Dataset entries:

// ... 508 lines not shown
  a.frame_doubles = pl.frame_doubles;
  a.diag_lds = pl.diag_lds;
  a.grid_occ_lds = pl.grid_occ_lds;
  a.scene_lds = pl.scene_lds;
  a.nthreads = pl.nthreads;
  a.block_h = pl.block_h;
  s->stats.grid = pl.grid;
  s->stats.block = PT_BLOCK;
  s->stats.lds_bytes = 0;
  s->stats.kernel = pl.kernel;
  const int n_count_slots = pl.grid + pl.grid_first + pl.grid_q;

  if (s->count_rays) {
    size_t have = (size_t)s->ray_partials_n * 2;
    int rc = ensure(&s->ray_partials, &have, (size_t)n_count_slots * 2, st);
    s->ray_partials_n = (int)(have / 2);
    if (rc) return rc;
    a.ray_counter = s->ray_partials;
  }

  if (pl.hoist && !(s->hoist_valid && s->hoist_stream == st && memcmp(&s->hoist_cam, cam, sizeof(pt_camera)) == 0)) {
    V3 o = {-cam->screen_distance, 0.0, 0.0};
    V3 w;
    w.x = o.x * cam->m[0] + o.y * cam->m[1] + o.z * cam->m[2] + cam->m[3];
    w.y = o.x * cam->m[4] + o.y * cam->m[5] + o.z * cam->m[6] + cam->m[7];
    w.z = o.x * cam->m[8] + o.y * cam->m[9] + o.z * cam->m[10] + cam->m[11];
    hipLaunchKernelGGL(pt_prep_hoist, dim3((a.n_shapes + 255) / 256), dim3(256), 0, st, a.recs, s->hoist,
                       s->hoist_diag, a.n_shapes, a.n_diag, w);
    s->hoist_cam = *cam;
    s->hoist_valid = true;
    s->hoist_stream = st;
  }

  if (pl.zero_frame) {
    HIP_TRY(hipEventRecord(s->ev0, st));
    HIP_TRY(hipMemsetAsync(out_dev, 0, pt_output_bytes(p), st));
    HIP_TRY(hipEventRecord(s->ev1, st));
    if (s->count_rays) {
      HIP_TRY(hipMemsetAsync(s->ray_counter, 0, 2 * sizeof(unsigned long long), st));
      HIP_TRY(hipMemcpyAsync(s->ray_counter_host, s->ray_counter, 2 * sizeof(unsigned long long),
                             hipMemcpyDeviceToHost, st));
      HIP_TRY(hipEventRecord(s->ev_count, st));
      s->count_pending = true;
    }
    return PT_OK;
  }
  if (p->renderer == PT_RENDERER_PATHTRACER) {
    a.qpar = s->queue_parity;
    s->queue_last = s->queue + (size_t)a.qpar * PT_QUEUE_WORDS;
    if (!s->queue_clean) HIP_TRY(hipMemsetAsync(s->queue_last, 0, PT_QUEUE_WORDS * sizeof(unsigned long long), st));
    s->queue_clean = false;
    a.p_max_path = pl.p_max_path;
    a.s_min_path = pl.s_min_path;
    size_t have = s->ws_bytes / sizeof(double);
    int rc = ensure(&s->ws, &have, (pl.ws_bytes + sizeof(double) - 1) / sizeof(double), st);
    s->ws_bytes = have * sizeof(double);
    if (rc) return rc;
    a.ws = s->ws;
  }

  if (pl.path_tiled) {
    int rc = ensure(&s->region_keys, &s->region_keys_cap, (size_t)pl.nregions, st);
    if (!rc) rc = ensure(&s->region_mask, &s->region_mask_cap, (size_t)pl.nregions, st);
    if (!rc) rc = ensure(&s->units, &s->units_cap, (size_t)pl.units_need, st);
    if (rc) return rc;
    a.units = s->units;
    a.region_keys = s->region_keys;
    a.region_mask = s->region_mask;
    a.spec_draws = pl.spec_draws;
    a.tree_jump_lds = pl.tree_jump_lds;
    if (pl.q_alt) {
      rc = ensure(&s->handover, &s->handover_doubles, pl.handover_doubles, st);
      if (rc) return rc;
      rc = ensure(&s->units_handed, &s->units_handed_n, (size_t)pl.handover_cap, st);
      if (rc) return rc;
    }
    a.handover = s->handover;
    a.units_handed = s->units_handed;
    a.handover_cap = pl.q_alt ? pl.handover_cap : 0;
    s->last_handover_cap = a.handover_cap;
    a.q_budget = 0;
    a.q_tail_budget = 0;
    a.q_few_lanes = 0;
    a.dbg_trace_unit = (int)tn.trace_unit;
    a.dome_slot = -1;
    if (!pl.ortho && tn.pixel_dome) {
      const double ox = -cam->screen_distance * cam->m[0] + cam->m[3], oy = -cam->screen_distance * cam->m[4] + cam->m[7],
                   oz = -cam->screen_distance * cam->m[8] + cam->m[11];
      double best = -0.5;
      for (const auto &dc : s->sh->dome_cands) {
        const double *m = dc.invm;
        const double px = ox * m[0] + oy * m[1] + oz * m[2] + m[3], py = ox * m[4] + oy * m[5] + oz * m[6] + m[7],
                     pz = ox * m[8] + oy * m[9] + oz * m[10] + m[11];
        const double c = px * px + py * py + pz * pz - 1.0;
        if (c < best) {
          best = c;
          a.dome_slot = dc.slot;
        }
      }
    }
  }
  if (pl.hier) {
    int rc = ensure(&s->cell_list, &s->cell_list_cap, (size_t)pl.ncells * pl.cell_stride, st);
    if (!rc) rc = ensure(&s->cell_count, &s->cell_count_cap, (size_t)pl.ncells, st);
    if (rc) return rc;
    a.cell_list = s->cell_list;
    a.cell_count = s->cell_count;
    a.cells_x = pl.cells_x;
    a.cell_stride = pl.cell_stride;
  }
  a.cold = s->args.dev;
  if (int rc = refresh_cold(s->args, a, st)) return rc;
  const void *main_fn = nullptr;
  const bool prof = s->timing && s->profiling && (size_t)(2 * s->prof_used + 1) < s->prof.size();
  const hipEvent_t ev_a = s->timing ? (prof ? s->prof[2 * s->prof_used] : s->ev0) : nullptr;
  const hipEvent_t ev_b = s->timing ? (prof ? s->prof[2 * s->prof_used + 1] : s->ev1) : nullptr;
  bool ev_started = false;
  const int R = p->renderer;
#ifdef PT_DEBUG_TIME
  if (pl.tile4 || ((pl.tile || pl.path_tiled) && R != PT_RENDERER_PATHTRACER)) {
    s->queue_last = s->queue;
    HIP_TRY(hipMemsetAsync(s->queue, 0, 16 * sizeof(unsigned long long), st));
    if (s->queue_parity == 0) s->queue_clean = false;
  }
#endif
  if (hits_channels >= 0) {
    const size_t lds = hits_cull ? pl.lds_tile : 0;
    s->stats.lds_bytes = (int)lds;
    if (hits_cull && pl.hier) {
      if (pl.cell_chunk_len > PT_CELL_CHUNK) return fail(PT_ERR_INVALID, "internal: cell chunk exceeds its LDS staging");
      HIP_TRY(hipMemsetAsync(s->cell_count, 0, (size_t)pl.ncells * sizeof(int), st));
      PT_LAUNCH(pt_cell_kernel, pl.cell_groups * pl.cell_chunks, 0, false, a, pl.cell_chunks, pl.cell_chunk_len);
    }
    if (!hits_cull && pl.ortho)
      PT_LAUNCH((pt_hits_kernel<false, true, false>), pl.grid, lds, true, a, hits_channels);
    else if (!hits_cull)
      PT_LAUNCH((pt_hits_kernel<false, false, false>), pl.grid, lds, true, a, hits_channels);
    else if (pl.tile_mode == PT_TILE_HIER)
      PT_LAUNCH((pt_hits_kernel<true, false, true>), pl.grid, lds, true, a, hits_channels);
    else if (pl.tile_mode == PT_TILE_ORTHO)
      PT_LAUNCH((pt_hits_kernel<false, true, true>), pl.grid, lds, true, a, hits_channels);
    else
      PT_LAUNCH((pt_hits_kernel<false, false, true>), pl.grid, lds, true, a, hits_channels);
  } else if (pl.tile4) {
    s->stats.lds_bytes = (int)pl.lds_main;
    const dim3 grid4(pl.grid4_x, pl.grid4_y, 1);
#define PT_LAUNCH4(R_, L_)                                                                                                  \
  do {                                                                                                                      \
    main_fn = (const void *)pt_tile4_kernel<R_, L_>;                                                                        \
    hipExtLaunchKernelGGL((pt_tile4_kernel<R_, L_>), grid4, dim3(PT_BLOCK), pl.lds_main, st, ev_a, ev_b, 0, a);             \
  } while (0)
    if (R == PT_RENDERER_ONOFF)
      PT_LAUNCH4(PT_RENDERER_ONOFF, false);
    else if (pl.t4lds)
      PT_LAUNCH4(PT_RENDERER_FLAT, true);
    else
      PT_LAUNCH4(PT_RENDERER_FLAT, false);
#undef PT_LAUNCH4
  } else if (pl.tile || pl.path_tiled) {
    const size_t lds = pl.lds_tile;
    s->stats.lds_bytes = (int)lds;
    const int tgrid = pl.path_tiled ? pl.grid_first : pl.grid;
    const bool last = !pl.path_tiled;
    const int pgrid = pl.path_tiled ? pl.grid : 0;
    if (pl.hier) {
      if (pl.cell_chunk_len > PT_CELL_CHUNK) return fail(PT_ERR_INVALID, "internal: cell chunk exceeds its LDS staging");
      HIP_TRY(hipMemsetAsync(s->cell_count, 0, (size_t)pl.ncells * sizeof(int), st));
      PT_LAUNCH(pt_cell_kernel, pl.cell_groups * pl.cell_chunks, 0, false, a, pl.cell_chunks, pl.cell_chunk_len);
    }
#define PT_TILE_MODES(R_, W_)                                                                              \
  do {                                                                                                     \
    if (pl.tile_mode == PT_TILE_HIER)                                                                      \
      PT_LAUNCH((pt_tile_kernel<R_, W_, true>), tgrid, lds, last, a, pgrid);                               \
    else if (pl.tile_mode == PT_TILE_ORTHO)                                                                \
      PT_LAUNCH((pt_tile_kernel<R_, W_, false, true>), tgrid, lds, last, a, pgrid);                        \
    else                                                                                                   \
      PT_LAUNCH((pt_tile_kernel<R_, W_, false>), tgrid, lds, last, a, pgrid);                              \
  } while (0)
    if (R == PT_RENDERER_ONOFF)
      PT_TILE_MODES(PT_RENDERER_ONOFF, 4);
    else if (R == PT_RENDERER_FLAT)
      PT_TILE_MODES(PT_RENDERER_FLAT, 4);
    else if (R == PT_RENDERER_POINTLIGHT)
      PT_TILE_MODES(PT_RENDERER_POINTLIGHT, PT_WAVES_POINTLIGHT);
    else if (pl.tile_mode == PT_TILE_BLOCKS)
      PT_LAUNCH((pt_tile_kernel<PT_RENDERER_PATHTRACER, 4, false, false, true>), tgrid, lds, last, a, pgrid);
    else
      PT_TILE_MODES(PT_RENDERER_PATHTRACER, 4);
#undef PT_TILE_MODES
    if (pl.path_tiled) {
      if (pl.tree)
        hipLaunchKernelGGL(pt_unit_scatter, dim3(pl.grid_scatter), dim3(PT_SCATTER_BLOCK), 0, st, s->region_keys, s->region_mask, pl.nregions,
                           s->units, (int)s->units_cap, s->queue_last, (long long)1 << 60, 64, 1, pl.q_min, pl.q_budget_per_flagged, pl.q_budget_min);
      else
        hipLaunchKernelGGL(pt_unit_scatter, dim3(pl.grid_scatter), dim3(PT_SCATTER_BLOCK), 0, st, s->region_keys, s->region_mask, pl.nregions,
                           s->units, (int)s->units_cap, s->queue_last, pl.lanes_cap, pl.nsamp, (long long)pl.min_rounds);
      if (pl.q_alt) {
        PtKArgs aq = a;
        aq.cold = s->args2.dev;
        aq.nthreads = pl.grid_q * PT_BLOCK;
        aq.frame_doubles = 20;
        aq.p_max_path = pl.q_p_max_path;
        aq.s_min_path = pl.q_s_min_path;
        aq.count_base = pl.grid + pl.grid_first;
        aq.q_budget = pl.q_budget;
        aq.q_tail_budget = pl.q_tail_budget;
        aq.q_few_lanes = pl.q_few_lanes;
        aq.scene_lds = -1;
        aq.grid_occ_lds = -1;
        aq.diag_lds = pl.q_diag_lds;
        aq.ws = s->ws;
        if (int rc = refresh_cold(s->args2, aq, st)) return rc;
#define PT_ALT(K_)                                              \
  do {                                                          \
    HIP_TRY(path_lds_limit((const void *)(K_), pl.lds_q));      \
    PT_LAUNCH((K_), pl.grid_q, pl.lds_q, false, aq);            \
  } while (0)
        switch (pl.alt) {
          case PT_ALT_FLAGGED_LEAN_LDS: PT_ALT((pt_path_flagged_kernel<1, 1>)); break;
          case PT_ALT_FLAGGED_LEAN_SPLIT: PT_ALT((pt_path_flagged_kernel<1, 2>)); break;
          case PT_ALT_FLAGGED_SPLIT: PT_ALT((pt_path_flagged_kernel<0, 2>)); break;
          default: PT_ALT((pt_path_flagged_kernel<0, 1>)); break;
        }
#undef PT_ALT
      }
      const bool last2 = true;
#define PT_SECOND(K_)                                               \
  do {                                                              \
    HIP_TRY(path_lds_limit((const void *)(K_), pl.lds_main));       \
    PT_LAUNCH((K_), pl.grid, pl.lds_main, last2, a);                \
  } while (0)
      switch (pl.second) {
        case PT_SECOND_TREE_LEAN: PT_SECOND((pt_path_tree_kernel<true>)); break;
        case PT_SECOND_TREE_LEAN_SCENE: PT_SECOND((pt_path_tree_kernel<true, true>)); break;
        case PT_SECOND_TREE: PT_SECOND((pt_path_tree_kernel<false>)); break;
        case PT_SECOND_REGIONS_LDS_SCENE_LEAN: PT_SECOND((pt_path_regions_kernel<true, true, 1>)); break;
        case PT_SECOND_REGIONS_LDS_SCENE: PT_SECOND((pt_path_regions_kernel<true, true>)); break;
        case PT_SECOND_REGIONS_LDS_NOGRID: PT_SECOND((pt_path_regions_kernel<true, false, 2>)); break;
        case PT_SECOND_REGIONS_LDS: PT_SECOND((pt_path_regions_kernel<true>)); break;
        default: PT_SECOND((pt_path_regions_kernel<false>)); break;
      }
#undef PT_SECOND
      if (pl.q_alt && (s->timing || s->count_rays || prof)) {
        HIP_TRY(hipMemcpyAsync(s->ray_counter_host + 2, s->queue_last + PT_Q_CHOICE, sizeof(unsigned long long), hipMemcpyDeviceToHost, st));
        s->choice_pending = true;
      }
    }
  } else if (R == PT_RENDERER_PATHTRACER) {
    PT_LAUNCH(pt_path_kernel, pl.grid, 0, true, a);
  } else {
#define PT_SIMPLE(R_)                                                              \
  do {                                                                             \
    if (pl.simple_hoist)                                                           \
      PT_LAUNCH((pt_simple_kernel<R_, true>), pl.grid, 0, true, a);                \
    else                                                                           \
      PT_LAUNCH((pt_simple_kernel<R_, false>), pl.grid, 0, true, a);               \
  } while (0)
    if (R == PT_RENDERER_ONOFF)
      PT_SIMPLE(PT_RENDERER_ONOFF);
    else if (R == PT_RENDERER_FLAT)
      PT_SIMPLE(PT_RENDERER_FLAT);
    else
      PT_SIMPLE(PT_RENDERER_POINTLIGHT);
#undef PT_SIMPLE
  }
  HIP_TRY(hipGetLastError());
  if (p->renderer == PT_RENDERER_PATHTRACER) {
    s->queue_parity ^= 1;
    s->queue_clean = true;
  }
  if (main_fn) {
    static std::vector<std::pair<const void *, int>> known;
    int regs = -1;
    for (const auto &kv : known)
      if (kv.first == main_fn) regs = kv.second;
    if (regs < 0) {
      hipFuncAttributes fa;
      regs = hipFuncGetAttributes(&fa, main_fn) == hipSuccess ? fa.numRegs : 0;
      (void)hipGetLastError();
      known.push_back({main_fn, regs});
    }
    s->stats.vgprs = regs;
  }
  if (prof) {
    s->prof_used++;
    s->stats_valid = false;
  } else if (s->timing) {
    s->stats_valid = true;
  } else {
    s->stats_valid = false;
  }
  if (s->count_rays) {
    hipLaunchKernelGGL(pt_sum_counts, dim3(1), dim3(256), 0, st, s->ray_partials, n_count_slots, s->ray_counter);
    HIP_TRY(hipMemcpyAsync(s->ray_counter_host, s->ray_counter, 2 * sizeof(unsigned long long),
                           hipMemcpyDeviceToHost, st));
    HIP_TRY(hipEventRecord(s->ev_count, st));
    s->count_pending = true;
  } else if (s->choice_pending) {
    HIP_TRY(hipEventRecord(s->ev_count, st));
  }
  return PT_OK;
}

> **INSTRUCTIONS TO FOLLOW**:
Beginning at the line with "PT_TILE_MODES(PT_RENDERER_POINTLIGHT, PT_WAVES_POINTLIGHT);" and ending at the line with "#undef PT_TILE_MODES", reproduce each line of the data above exactly, and add no other lines.

> **RESULT**:
      PT_TILE_MODES(PT_RENDERER_POINTLIGHT, PT_WAVES_POINTLIGHT);
    else if (pl.tile_mode == PT_TILE_BLOCKS)
      PT_LAUNCH((pt_tile_kernel<PT_RENDERER_PATHTRACER, 4, false, false, true>), tgrid, lds, last, a, pgrid);
    else
      PT_TILE_MODES(PT_RENDERER_PATHTRACER, 4);
#undef PT_TILE_MODES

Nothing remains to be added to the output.